Hacker News new | ask | show | jobs
by tibbe 3614 days ago
Just sticking with the pure types there's currently no generic stream model that works well. No stream fusion system fuses all cases (even in theory) and they also fail to fuse the cases they're supposed to handle too often in practice.

I haven't looked at pipes, but I'm guessing it doesn't all fuse away either.

1 comments

You're right, I believe Haskell's fusion framework could be greatly improved (although it is the best production solution I'm aware of). However, how would you go about solving this? I don't think there's any generalized solution to the problem of creating no-overhead iteration from higher-level iterative combinators.
> Haskell's fusion framework could be greatly improved (although it is the best production solution I'm aware of). However, how would you go about solving this?

Given that we're in a rust thread... are you familiar with rust's iterator fusion [0]? Basically there are three components: iterators (something like a source), iterator adapters (where all manipulations happen), and consumers (something like a sink). LLVM will compile all the iterator adapters into a single manipulation such that the underlying stream/vector/whatever only goes through it once.
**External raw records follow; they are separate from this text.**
#define LIN_MAX_OUT 4
#define LIN_MAX_BLOCKS 512

template <int CIN, int VEC>
__device__ __forceinline__ void load_row(const float *__restrict__ p, float (&v)[CIN]) {
  if constexpr (VEC == 4) {
#pragma unroll
    for (int t = 0; t < CIN / 4; ++t) {
      const float4 q = reinterpret_cast<const float4 *>(p)[t];
      v[4 * t] = q.x; v[4 * t + 1] = q.y; v[4 * t + 2] = q.z; v[4 * t + 3] = q.w;
    }
  } else {
#pragma unroll
    for (int t = 0; t < CIN; ++t) v[t] = p[t];
  }
}

struct LinW {
  const float *w[LIN_MAX_OUT];
  const float *b[LIN_MAX_OUT];
};
struct LinG {
  float *dw[LIN_MAX_OUT];
  float *db[LIN_MAX_OUT];
};

template <int CIN, int COUT>
__global__ __launch_bounds__(256) void k_linear_fwd(const float *__restrict__ x, int64_t n, LinW p,
                                                   float *__restrict__ y, const int64_t *n_dev) {
  __shared__ float ws[COUT * CIN + COUT];
  n = sgnn_dyn_n(n, n_dev);
  for (int e = threadIdx.x; e < COUT * CIN; e += 256) ws[e] = p.w[e / CIN][e % CIN];
  if (threadIdx.x < COUT) ws[COUT * CIN + threadIdx.x] = p.b[threadIdx.x] ? p.b[threadIdx.x][0] : 0.f;
  __syncthreads();
  const int64_t stride = (int64_t)gridDim.x * 256;
  for (int64_t r = (int64_t)blockIdx.x * 256 + threadIdx.x; r < n; r += stride) {
    float v[CIN];
    load_row<CIN, (CIN % 4 == 0) ? 4 : 1>(x + r * CIN, v);
#pragma unroll
    for (int o = 0; o < COUT; ++o) {
      float acc = ws[COUT * CIN + o];
#pragma unroll
      for (int c = 0; c < CIN; ++c) acc = fmaf(v[c], ws[o * CIN + c], acc);
      y[r * COUT + o] = acc;
    }
  }
}

template <int CIN, int COUT>
__global__ __launch_bounds__(256) void k_linear_bwd(const float *__restrict__ x, const float *__restrict__ dy,
                                                   int64_t n, LinW p, float *dx, double *__restrict__ partial,
                                                   const int64_t *n_dev, const float *addend, int64_t ld_add) {
  constexpr int NV = COUT * CIN + COUT;
  n = sgnn_dyn_n(n, n_dev);
  __shared__ float ws[COUT * CIN];
  __shared__ float red[4][NV];
  for (int e = threadIdx.x; e < COUT * CIN; e += 256) ws[e] = p.w[e / CIN][e % CIN];
  __syncthreads();
  float acc[NV];
#pragma unroll
  for (int e = 0; e < NV; ++e) acc[e] = 0.f;
  const int64_t stride = (int64_t)gridDim.x * 256;
  for (int64_t r = (int64_t)blockIdx.x * 256 + threadIdx.x; r < n; r += stride) {
    float v[CIN], g[COUT];
    load_row<CIN, (CIN % 4 == 0) ? 4 : 1>(x + r * CIN, v);
#pragma unroll
    for (int o = 0; o < COUT; ++o) g[o] = dy[r * COUT + o];
#pragma unroll
    for (int o = 0; o < COUT; ++o) {
#pragma unroll
      for (int c = 0; c < CIN; ++c) acc[o * CIN + c] = fmaf(g[o], v[c], acc[o * CIN + c]);
      acc[COUT * CIN + o] += g[o];
    }
    if (dx) {
      float d[CIN];
#pragma unroll
      for (int c = 0; c < CIN; ++c) {
        float t = 0.f;
#pragma unroll
        for (int o = 0; o < COUT; ++o) t = fmaf(g[o], ws[o * CIN + c], t);
        d[c] = t;
      }
      if (addend) {
        float a[CIN];
        load_row<CIN, (CIN % 4 == 0) ? 4 : 1>(addend + r * ld_add, a);
#pragma unroll
        for (int c = 0; c < CIN; ++c) d[c] += a[c];
      }
      if constexpr (CIN % 4 == 0) {
#pragma unroll
        for (int t = 0; t < CIN / 4; ++t)
          reinterpret_cast<float4 *>(dx + r * CIN)[t] = make_float4(d[4 * t], d[4 * t + 1], d[4 * t + 2], d[4 * t + 3]);
      } else {
#pragma unroll
        for (int c = 0; c < CIN; ++c) dx[r * CIN + c] = d[c];
      }
    }
  }
  const int lane = threadIdx.x & 63, wave = threadIdx.x >> 6;
#pragma unroll
  for (int e = 0; e < NV; ++e) {
    float t = acc[e];
#pragma unroll
    for (int d = 32; d > 0; d >>= 1) t += __shfl_xor(t, d);
    if (lane == 0) red[wave][e] = t;
  }
  __syncthreads();
  for (int e = threadIdx.x; e < NV; e += 256)
    partial[(size_t)blockIdx.x * NV + e] = (double)red[0][e] + (double)red[1][e] + (double)red[2][e] + (double)red[3][e];
}
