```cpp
CESS_HD g1p iso_map_proj(const fp& X, const fp& Y, const fp& Z) {
  fp aXN = fp_zero(), aXD = fp_zero(), aYN = fp_zero(), aYD = fp_zero(), D = fp_one();
#pragma unroll 1
  for (int i = 15; i >= 0; i--) {
    if (i < 15) {
      D = mul(D, Z);
      aYN = mul(aYN, X);
      aYD = mul(aYD, X);
      if (i < 11) aXN = mul(aXN, X);
      if (i < 10) aXD = mul(aXD, X);
    }
    aYN = add(aYN, mul(fp_from(c::ISO_YNUM[i]), D));
    aYD = add(aYD, mul(fp_from(c::ISO_YDEN[i]), D));
    if (i <= 11) aXN = add(aXN, mul(fp_from(c::ISO_XNUM[i]), D));
    if (i <= 10) aXD = add(aXD, mul(fp_from(c::ISO_XDEN[i]), D));
  }
  const fp yd = mul(aYD, Z);
  return {mul(aXN, yd), mul(mul(Y, aYN), aXD), mul(aXD, yd)};
}

CESS_HD g1p iso_curve_add(const g1p& p, const g1p& q) {
  const fp A = fp_from(c::ISO_A), B3 = mul3(fp_from(c::ISO_B));
  fp t0 = mul(p.x, q.x), t1 = mul(p.y, q.y), t2 = mul(p.z, q.z);
  fp t3 = sub(mul(add_nr(p.x, p.y), add_nr(q.x, q.y)), add(t0, t1));
  fp t4 = sub(mul(add_nr(p.x, p.z), add_nr(q.x, q.z)), add(t0, t2));
  fp t5 = sub(mul(add_nr(p.y, p.z), add_nr(q.y, q.z)), add(t1, t2));
  fp z3 = add(mul(B3, t2), mul(A, t4));
  fp x3 = sub(t1, z3);
  z3 = add(t1, z3);
  fp y3 = mul(x3, z3);
  t1 = add(dbl(t0), t0);
  t2 = mul(A, t2);
  t4 = mul(B3, t4);
  t1 = add(t1, t2);
  t2 = mul(A, sub(t0, t2));
  t4 = add(t4, t2);
  y3 = add(y3, mul(t1, t4));
  x3 = sub(mul(t3, x3), mul(t5, t4));
  z3 = add(mul(t5, z3), mul(t3, t1));
  return {x3, y3, z3};
}

CESS_HD g1a clear_cofactor_g1(const fp& rx, const fp& ry) {
  g1p acc = {rx, ry, fp_one()};
#pragma unroll 1
  for (int b = 62; b >= 0; b--) {
    acc = jac_dbl(acc);
    if ((H_EFF_G1 >> b) & 1u) acc = jac_add_mixed(acc, rx, ry);
  }
  if (is_zero(acc.z)) return proj_to_affine(proj_mul_u64_mixed(rx, ry, H_EFF_G1));
  const fp iz = inv(acc.z), iz2 = sqr(iz);
  g1a r;
  r.inf = false;
  r.x = mul(acc.x, iz2);
  r.y = mul(acc.y, mul(iz2, iz));
  return r;
}

CESS_HD g1a hash_to_g1(const uint8_t* msg, uint32_t len) {
  uint32_t uni[32];
  expand_message_xmd_128(msg, len, uni);
  g1p s;
#pragma unroll 1
  for (int j = 0; j < 2; j++) {
    uint32_t w[16];
#pragma unroll
    for (int k = 0; k < 16; k++) w[k] = j ? uni[16 + k] : uni[k];
    fp xn, xd, y;
    map_to_curve_sswu(fp_from_be64_words(w), xn, xd, y);
    const g1p q = {xn, mul(y, xd), xd};
    s = j ? iso_curve_add(s, q) : q;
  }
  g1a r;
  r.inf = true;
  r.x = fp_zero();
  r.y = fp_one();
  if (is_zero(s.z)) return r;
  const g1p t = iso_map_proj(s.x, s.y, s.z);
  if (is_zero(t.z)) return r;
  const fp zi = inv(t.z);
  return clear_cofactor_g1(mul(t.x, zi), mul(t.y, zi));
}

#if !defined(CESS_HOSTEMU)
CESS_HD void park_fp(uint32_t (*park)[256], int row, uint32_t t, const fp& a) {
#pragma unroll
  for (int i = 0; i < 12; i++) park[row + i][t] = a.v[i];
}
CESS_HD fp unpark_fp(uint32_t (*park)[256], int row, uint32_t t) {
  fp a;
#pragma unroll
  for (int i = 0; i < 12; i++) a.v[i] = park[row + i][t];
  return a;
}
CESS_HD g1a hash_to_g1_parked(const uint8_t* msg, uint32_t len, uint32_t (*park)[256], uint32_t t) {
  fp u0;
  {
    uint32_t uni[32];
    expand_message_xmd_128<true>(msg, len, uni);
    uint32_t w[16];
#pragma unroll
    for (int k = 0; k < 16; k++) w[k] = uni[16 + k];
// ... 36 lines not shown
```

cess_amd/csrc/gen_consts.py:

```python
import hashlib
import os
import struct

BLS_X = 0xd201000000010000
X = -BLS_X
R = X**4 - X**2 + 1
P = (X - 1) ** 2 * R // 3 + X
RM = 1 << 392

ISO_A = 0x144698a3b8e9433d693a02c96d4982b0ea985383ee66a8d8e8981aefd881ac98936f8da0e0f97f5cf428082d584c1d
ISO_B = 0x12e2908d11688030018b12e8753eee3b2016c1f0f24f4070a0b9c14fcef35ef55a23215a316ceaa5d1cc48e98e172be0
ISO_Z = 11
ISO_XNUM = [
    0x11a05f2b1e833340b809101dd99815856b303e88a2d7005ff2627b56cdb4e2c85610c2d5f2e62d6eaeac1662734649b7,
    0x17294ed3e943ab2f0588bab22147a81c7c17e75b2f6a8417f565e33c70d1e86b4838f2a6f318c356e834eef1b3cb83bb,
    0x0d54005db97678ec1d1048c5d10a9a1bce032473295983e56878e501ec68e25c958c3e3d2a09729fe0179f9dac9edcb0,
    0x1778e7166fcc6db74e0609d307e55412d7f5e4656a8dbf25f1b33289f1b330835336e25ce3107193c5b388641d9b6861,
    0x0e99726a3199f4436642b4b3e4118e5499db995a1257fb3f086eeb65982fac18985a286f301e77c451154ce9ac8895d9,
    0x1630c3250d7313ff01d1201bf7a74ab5db3cb17dd952799b9ed3ab9097e68f90a0870d2dcae73d19cd13c1c66f652983,
    0x0d6ed6553fe44d296a3726c38ae652bfb11586264f0f8ce19008e218f9c86b2a8da25128c1052ecaddd7f225a139ed84,
    0x17b81e7701abdbe2e8743884d1117e53356de5ab275b4db1a682c62ef0f2753339b7c8f8c8f475af9ccb5618e3f0c88e,
    0x080d3cf1f9a78fc47b90b33563be990dc43b756ce79f5574a2c596c928c5d1de4fa295f296b74e956d71986a8497e317,
    0x169b1f8e1bcfa7c42e0c37515d138f22dd2ecb803a0c5c99676314baf4bb1b7fa3190b2edc0327797f241067be390c9e,
    0x10321da079ce07e272d8ec09d2565b0dfa7dccdde6787f96d50af36003b14866f69b771f8c285decca67df3f1605fb7b,
# ... 144 lines not shown
    a, b, c, d, e, f, g, h = state
    for i in range(64):
        S1 = rotr(e, 6) ^ rotr(e, 11) ^ rotr(e, 25)
        ch = (e & f) ^ (~e & g)
        t1 = (h + S1 + ch + k[i] + w[i]) & M
        S0 = rotr(a, 2) ^ rotr(a, 13) ^ rotr(a, 22)
        maj = (a & b) ^ (a & c) ^ (b & c)
        t2 = (S0 + maj) & M
        h, g, f, e, d, c, b, a = g, f, e, (d + t1) & M, c, b, a, (t1 + t2) & M
    return [(x + y) & M for x, y in zip(state, (a, b, c, d, e, f, g, h))]


SHA_IV = [0x6a09e667, 0xbb67ae85, 0x3c6ef372, 0xa54ff53a, 0x510e527f, 0x9b05688c, 0x1f83d9ab, 0x5be0cd19]


def main():
    out = []
    w = out.append
    w("// GENERATED by cess_amd/csrc/gen_consts.py — do not edit.")
    w("// BLS12-381 constants, 12 x u32 little-endian limbs; MONT = Montgomery form (R = 2^392).")
    w("#pragma once")
    w("#include <stdint.h>")
    w("#ifndef CESS_CONST")
    w("#define CESS_CONST static constexpr")
    w("#endif")
    w("namespace bls { namespace c {")

    def arr(name, v, n=12):
        w(f"CESS_CONST uint32_t {name}[{n}] = {{" + ", ".join(f"0x{x:08x}u" for x in limbs(v, n)) + "};")

    arr("P_RAW", P)
    arr("P2_RAW", 2 * P)
    arr("ONE", mont(1))
    arr("R2", RM * RM % P)
    arr("R2_384", (1 << 384) * RM * RM % P)
    p28 = [(P >> (28 * i)) & 0xFFFFFFF for i in range(14)]
    w("CESS_CONST uint32_t P28[14] = {" + ", ".join(f"0x{x:07x}u" for x in p28) + "};")
    w(f"CESS_CONST uint32_t PINV28 = 0x{(-pow(P, -1, 1 << 28)) % (1 << 28):07x}u;")
    L = [(1 << 28) - 1] * 13 + [(1 << 20) - 1]
    B = [sum(L[i] * L[k - i] for i in range(14) if 0 <= k - i < 14) for k in range(27)]
    D = sum(b << (28 * k) for k, b in enumerate(B))
    adj = (-D) % P
    for k in range(14):
        B[k] += (adj >> (28 * k)) & ((1 << 28) - 1)
    M = sum(b << (28 * k) for k, b in enumerate(B))
    assert M % P == 0 and M < (1 << 770) and max(B) < (1 << 60)
    w("CESS_CONST uint64_t LAZY_M28[27] = {" + ", ".join(f"0x{x:016x}ull" for x in B) + "};")
    base = [(1 << 28) - 1] * 13 + [(1 << 20) - 1]
    bv = sum(b << (28 * k) for k, b in enumerate(base))
    adj = (-bv) % P
    K = [base[k] + ((adj >> (28 * k)) & ((1 << 28) - 1)) for k in range(14)]
    assert sum(k << (28 * i) for i, k in enumerate(K)) % P == 0 and max(K) < (1 << 29)
    w("CESS_CONST uint32_t NEG_K28[14] = {" + ", ".join(f"0x{x:08x}u" for x in K) + "};")
    arr("HALF", mont((P + 1) // 2))
    arr("P_HALF_RAW", (P - 1) // 2)
    arr("EXP_SQRT", (P + 1) // 4)
    arr("EXP_SQRT_RATIO", (P - 3) // 4)
    arr("EXP_INV", P - 2)
    arr("EXP_LEGENDRE", (P - 1) // 2)
    w("CESS_CONST int32_t P30[13] = {" + ", ".join(str((P >> (30 * i)) & ((1 << 30) - 1)) for i in range(13)) + "};")
    w(f"CESS_CONST uint32_t PINV30 = 0x{pow(P, -1, 1 << 30):08x}u;")
    arr("R3", RM ** 3 % P)
    arr("B1", mont(4))
    arr("B1_3", mont(12))
    arr("ISO_A", mont(ISO_A))
    arr("ISO_B", mont(ISO_B))
    arr("ISO_Z", mont(ISO_Z))
    c2 = pow((-ISO_Z) % P, (P + 1) // 4, P)
    assert c2 * c2 % P == (-ISO_Z) % P
    arr("SSWU_C2", mont(c2))
    for name, lst in (("ISO_XNUM", ISO_XNUM), ("ISO_XDEN", ISO_XDEN), ("ISO_YNUM", ISO_YNUM), ("ISO_YDEN", ISO_YDEN)):
        w(f"CESS_CONST uint32_t {name}[{len(lst)}][12] = {{")
        for v in lst:
            w("  {" + ", ".join(f"0x{x:08x}u" for x in limbs(mont(v))) + "},")
        w("};")
    beta = None
    for cand in range(2, 40):
        b = pow(cand, (P - 1) // 3, P)
        if b == 1:
            continue
        for bb in (b, b * b % P):
            phi = (G1_GEN[0] * bb % P, G1_GEN[1])
            if phi == smul(G1_GEN, -(X * X), FP_OPS):
                beta = bb
        if beta:
            break
    assert beta
    arr("G1_BETA", mont(beta))
    xi = (1, 1)
    psi_x = f2inv(f2pow(xi, (P - 1) // 3))
    psi_y = f2inv(f2pow(xi, (P - 1) // 2))
    gx, gy = G2_GEN
    psi_g = (f2mul((gx[0], -gx[1] % P), psi_x), f2mul((gy[0], -gy[1] % P), psi_y))
    assert psi_g == smul(G2_GEN, X, FP2_OPS), "psi constant check"
    for name, v in (("PSI_X", psi_x), ("PSI_Y", psi_y)):
        arr(name + "_C0", mont(v[0]))
        arr(name + "_C1", mont(v[1]))
    w("CESS_CONST uint32_t FROB[3][6][2][12] = {")
    for k in (1, 2, 3):
        w("  {")
        for i in range(6):
            g = f2pow(xi, i * (P ** k - 1) // 6)
            w("    {{" + ", ".join(f"0x{x:08x}u" for x in limbs(mont(g[0]))) + "}, {" +
              ", ".join(f"0x{x:08x}u" for x in limbs(mont(g[1]))) + "}},")
        w("  },")
    w("};")
# ... 22 lines not shown
```

Before: 3.218 million.

## Add bound-typed lazy 28-bit digit field arithmetic for G1 scalar loops

Introduces a 14-digit 28-bit field representation whose digit and value bounds are tracked in the type. This lets add, sub, neg and scale skip carries and modular reductions, and lets mul and sqr accept unreduced inputs. Jacobian doubling and mixed addition are rewritten on this type and used in the G1 torsion check and the G1 cofactor clearing. The goal is to cut per-operation pack and unpack work and the reductions in these long double-and-add chains. The risk is the correctness of the bound tracking and the extra conversions at the loop boundaries.

```diff
diff --git a/cess_amd/csrc/bls/consts.hpp b/cess_amd/csrc/bls/consts.hpp
--- a/cess_amd/csrc/bls/consts.hpp
+++ b/cess_amd/csrc/bls/consts.hpp
@@ -13,6 +13,16 @@
 CESS_CONST uint32_t PINV28 = 0xffcfffdu;
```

I personally like it much better than Haskell's. With rust the fusion is guaranteed to happen, although it makes the types a little verbose and tricky to work with, but with, e.g., Haskell's Text's stream fusion I was never really sure that it was working, or if I could do something to prevent it. It seems like in Haskell it's more of a behind the scenes optimization that you hope kicks in, rather than designed into the types. Or do I misunderstand? I only dabbled in Haskell.

[0] https://doc.rust-lang.org/book/iterators.html

Yes, I have used Rust a bit. Basically the primary difference is (and correct me if I'm wrong) you can't re-use an iterator in Rust without cloning it. On the other hand, you can use a Haskell pure stream object as many times as you want (without explicit cloning, because "draining" an iterator is stateful), so fusion becomes a bit of a more complicated problem.

If I had some Haskell code that was like

map f . map g . filter x . map y $ stream

It would almost certainly get fused into a single low-level loop without extraneous allocations. However, I can also do something like

foo = map y $ stream

bar = map f . map g . filter x $ foo

baz = map z $ foo

And now what do you do?

Haskell's fusion is also more general, because it allows you to do pretty much arbitrary syntactic transformations.

Unfortunately, this means it's somewhat fragile and is easy to prevent from functioning. Rust can guarantee fusion because you're restricted in the kinds of things you can do with iterators.

On the other hand, Haskell's Pipes restrict you from doing things like re-using an iterator, and I'm not sure what the optimization story is there.

That's one of the ideas behind transducers:

https://github.com/matthiasn/talk-transcripts/blob/master/Hi...

And they work! It's not stream fusion, but the composed functions being applied to whatever container or stream of values are applied per-value, so (map (comp xf1 xf2)) applied to [1 2 3] applies (xf2 (xf1 1)), (xf2 (xf1 2)), and so on, with similar allocation savings to stream fusion.